Steve Lathrop, who guided past legislative efforts to implement prison reform and negotiated resolution of difficult issues ranging from collective bargaining to embryonic stem cell research, will be a candidate for his former seat in the Legislature in 2018.
Lathrop, an Omaha attorney who was term-limited out of his 12th District seat at the end of 2014, will challenge Sen. Merv Riepe of Ralston in what is destined to be a high-profile battle that's virtually certain to trigger active involvement by Gov. Pete Ricketts in support of Riepe.
Riepe, who is chairman of the Legislature's Health and Human Services Committee, has been a dependable ally of the governor.
Although the Legislature is nonpartisan, this contest will pit Riepe, a Republican, against Lathrop, a Democrat who considered seeking the governorship four years ago.
Lathrop defeated Jean Stothert, who now is Omaha's mayor, in his first legislative race in 2006.
"A lot of people have approached me encouraging me to run and I want to serve again," Lathrop said during an interview Tuesday morning over coffee in downtown Lincoln.
"I have a record of bringing people together to solve problems," he said.
"I'm running for the Legislature because our families and neighborhoods need independent leadership working for property tax relief, stronger public schools and the good-paying jobs of tomorrow," Lathrop said in an accompanying news release.
Other legislative decisions that he helped broker as a state senator established policy on water resources, wind energy, Nebraska's unemployment insurance fund and the role of the Commission of Industrial Relations.

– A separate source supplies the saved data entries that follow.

typedef struct {
  int32_t mode;
  int32_t width, height;
  float w2c[16];
  float proj[16];
  float tanfovx, tanfovy;
  float campos[3];
  float bg[3];
  int32_t sh_degree;
  int32_t sh_band4;
  float k2_znear_cull;
  float fx, fy, cx, cy;
  float near_plane, far_plane;
  float eps2d;
  float radius_clip;
  float extent_sigma;
  int32_t opacity_aware_extent;
  float alpha_min;
  float alpha_max;
  float t_min;
  float dilation;
  int32_t nt_post_blend;
  float k2_near, k2_far;
} siu3r_raster_cam;
int siu3r_raster_geometry(int width, int height, int64_t G, int32_t* out8);
int siu3r_raster_project(const siu3r_raster_cam* cams_host, int V, void* cams_dev, int64_t G, const float* means, const float* cov,
                         int cov_stride, const float* opacities, const float* colors, int channels, int sh_planar, float* rec,
                         int32_t* radii, int32_t* rect, int32_t* tiles_touched, uint32_t* keys, uint64_t* stats, void* stream);
int siu3r_raster_project_dp(const siu3r_raster_cam* cams_host, int V, void* cams_dev, const float* viewmats_dev, const float* Ks_dev, int64_t G,
                            const float* means, const float* cov, int cov_stride, const float* opacities, const float* colors, int channels,
                            int sh_planar, float* rec, int32_t* radii, int32_t* rect, int32_t* tiles_touched, uint32_t* keys, uint64_t* stats,
                            void* stream);
int siu3r_raster_project_c2w(const siu3r_raster_cam* cams_host, int V, void* cams_dev, const float* c2w_dev, const float* Kn_dev, float t_scale,
                             int64_t G, const float* means, const float* cov, int cov_stride, const float* opacities, const float* colors,
                             int channels, int sh_planar, float* rec, int32_t* radii, int32_t* rect, int32_t* tiles_touched, uint32_t* keys,
                             uint64_t* stats, void* stream);
int siu3r_raster_project_aa(const siu3r_raster_cam* cams_host, int V, void* cams_dev, int64_t G, const float* means, const float* cov,
                            int cov_stride, const float* opacities, const float* colors, int channels, int sh_planar, float* rec,
                            int32_t* radii, int32_t* rect, int32_t* tiles_touched, uint32_t* keys, uint64_t* stats, float* comp, void* stream);
int siu3r_raster_project_c2w_aa(const siu3r_raster_cam* cams_host, int V, void* cams_dev, const float* c2w_dev, const float* Kn_dev, float t_scale,
                                int64_t G, const float* means, const float* cov, int cov_stride, const float* opacities, const float* colors,
                                int channels, int sh_planar, float* rec, int32_t* radii, int32_t* rect, int32_t* tiles_touched, uint32_t* keys,
                                uint64_t* stats, float* comp, void* stream);
int siu3r_raster_sort(int V, int64_t G, uint32_t* keys_a, uint32_t* keys_b, int32_t* ids_a, int32_t* ids_b, int32_t* rs_hist,
                      int32_t* rs_tot, const uint64_t* stats, void* stream);
int siu3r_raster_bin(const siu3r_raster_cam* cams_host, int V, int64_t G, const uint32_t* keys, const int32_t* ids, const int32_t* rect,
                     int32_t* bin_hist, int32_t* bin_tot, int32_t* bin_start, void* entries, int64_t cap_e, uint64_t* stats, void* stream);
int siu3r_raster_composite_rgb(const siu3r_raster_cam* cams_host, int V, const void* cams_dev, int64_t G, const int32_t* bin_start,
                               const void* entries, int64_t cap_e, const float* rec, float* image, float* out_depth, float* out_alpha,
                               int32_t* n_touched, void* stream);
int siu3r_raster_tile_lists(const siu3r_raster_cam* cams_host, int V, const int32_t* bin_start, const void* entries, int64_t cap_e,
                            int32_t* tile_count, int32_t* tile_start, int32_t* ids, int64_t cap_d, uint64_t* stats, void* stream);
int siu3r_raster_composite_feat(const siu3r_raster_cam* cams_host, int V, const void* cams_dev, int64_t G, const int32_t* tile_start,
                                const int32_t* ids, int64_t cap_d, const float* rec, const float* feats, int channels, float* out,
                                float* out_alpha, void* stream);
int64_t siu3r_raster_composite_feat_ws_bytes(int width, int height, int V, int64_t cap_d);
int siu3r_raster_composite_feat_ws_lists(int width, int height, int V, int64_t G, const float* feats, int channels, const void* ws, int64_t ws_bytes,
                                         int64_t cap_d);
int siu3r_raster_composite_feat_ws(const siu3r_raster_cam* cams_host, int V, const void* cams_dev, int64_t G, const int32_t* tile_start,
                                   const int32_t* ids, int64_t cap_d, const float* rec, const float* feats, int channels, float* out,
                                   float* out_alpha, void* ws, int64_t ws_bytes, void* stream);
int siu3r_raster_tune(int key, int value);
int siu3r_raster_contrib(const siu3r_raster_cam* cams_host, int V, const void* cams_dev, int64_t G, const int32_t* bin_start, const void* entries,
                         int64_t cap_e, const float* rec, float* wmax, int32_t* count, uint64_t* wsum, void* stream);
int siu3r_raster_composite_rgb_bwd(const siu3r_raster_cam* cams_host, int V, const void* cams_dev, int64_t G, const int32_t* bin_start,
                                   const void* entries, int64_t cap_e, const float* rec, const float* image, const float* depth, const float* alpha,
                                   const float* g_image, const float* g_depth, const float* g_alpha, float* grad, void* stream);
int siu3r_raster_composite_rgb_bwd_abs(const siu3r_raster_cam* cams_host, int V, const void* cams_dev, int64_t G, const int32_t* bin_start,
                                       const void* entries, int64_t cap_e, const float* rec, const float* image, const float* depth,
                                       const float* alpha, const float* g_image, const float* g_depth, const float* g_alpha, float* grad,
                                       float* abs_mean2d, void* stream);
int siu3r_raster_project_bwd(const siu3r_raster_cam* cams_host, int V, const void* cams_dev, int64_t G, const float* means, const float* cov,
                             int cov_stride, const float* opacities, const float* colors, int channels, int sh_planar, const int32_t* rect,
                             const float* grad, float* g_means, float* g_cov, float* g_opacities, float* g_colors, float* g_mean2d,
                             float* pose_part, void* stream);
int siu3r_raster_project_bwd_aa(const siu3r_raster_cam* cams_host, int V, const void* cams_dev, int64_t G, const float* means, const float* cov,
                                int cov_stride, const float* opacities, const float* colors, int channels, int sh_planar, const int32_t* rect,
                                const float* grad, float* g_means, float* g_cov, float* g_opacities, float* g_colors, float* g_mean2d,
                                float* pose_part, void* stream);
int64_t siu3r_raster_pose_partial_rows(int64_t G);
int siu3r_raster_pose_reduce(int V, int64_t nrows, const float* pose_part, float* g_pose, void* stream);
int siu3r_raster_composite_rgb_bwd_k3(const siu3r_raster_cam* cams_host, int V, const void* cams_dev, int64_t G, const int32_t* bin_start,
                                      const void* entries, int64_t cap_e, const float* rec, const float* colors, const float* alphas,
                                      const float* g_colors, const float* g_alphas, float* grad, void* stream);
int siu3r_raster_quad_lists(const siu3r_raster_cam* cams_host, int V, const void* cams_dev, int64_t G, const int32_t* tile_start, const int32_t* ids,
                            int64_t cap_d, const float* rec, void* ws, int64_t ws_bytes, void* stream);
int siu3r_raster_composite_feat_bwd(const siu3r_raster_cam* cams_host, int V, const void* cams_dev, int64_t G, const int32_t* tile_start,
                                    const void* ws, int64_t cap_d, const float* rec, const float* feats, int channels, const float* out,
                                    const float* out_alpha, const float* g_out, const float* g_alpha, float* grad, float* g_feats, void* stream);
int siu3r_raster_project_bwd_k3(const siu3r_raster_cam* cams_host, int V, const void* cams_dev, int64_t G, const float* means, const float* cov,
                                int cov_stride, const int32_t* rect, const float* grad, float* g_means, float* g_cov, float* g_opacities,
                                float* g_colors, float* pose_part, void* stream);
int siu3r_raster_viewmat_reduce(int V, int64_t nrows, const float* pose_part, float* g_viewmats, void* stream);
int siu3r_scale_inplace(float* x, int64_t n, float s, void* stream);
int siu3r_lift_ids(const float* qc, int V, int H, int W, int q, int C, float sem_threshold, int num_queries,
                   uint32_t stuff_mask, int64_t* sem_id, int64_t* ins_id, int32_t* first_pix, int32_t* q_label,
                   void* stream);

In addition to overseeing a legislative investigation of the Department of Correctional Services, Lathrop headed the legislative inquiry that led to reforms at the Beatrice State Developmental Center.
State aid to education would be among issues at the top of his list if he returns to the Legislature in 2019, Lathrop said during the interview.
Ralston and Millard, both located in the 12th District, have been adversely affected by changes in the state school aid funding formula, Lathrop said, and he would focus on efforts to "make sure they get their proper share of state aid."
Lathrop said the nonpartisan legislative contest should not be turned into a partisan battleground.
"People are turned off by the partisanship of two tribes going to battle and getting nothing done," he said.
Lathrop said he has been disappointed by the noticeable shift toward partisanship in the current Legislature that surfaced on its first day in session when partisan considerations were in play as a slate of senators was elected to leadership positions.
Lathrop noted that he and former Speaker Mike Flood of Norfolk, a Republican, worked together on a number of issues despite their differences when they were in the Legislature.
With the ACLU now suing the state over conditions in the prison system, Lathrop said, leadership is needed along with an understanding that "many times when we cut resources to save money, that ends up costing more money."
That happened at the Beatrice center and in the state's child welfare program, he said.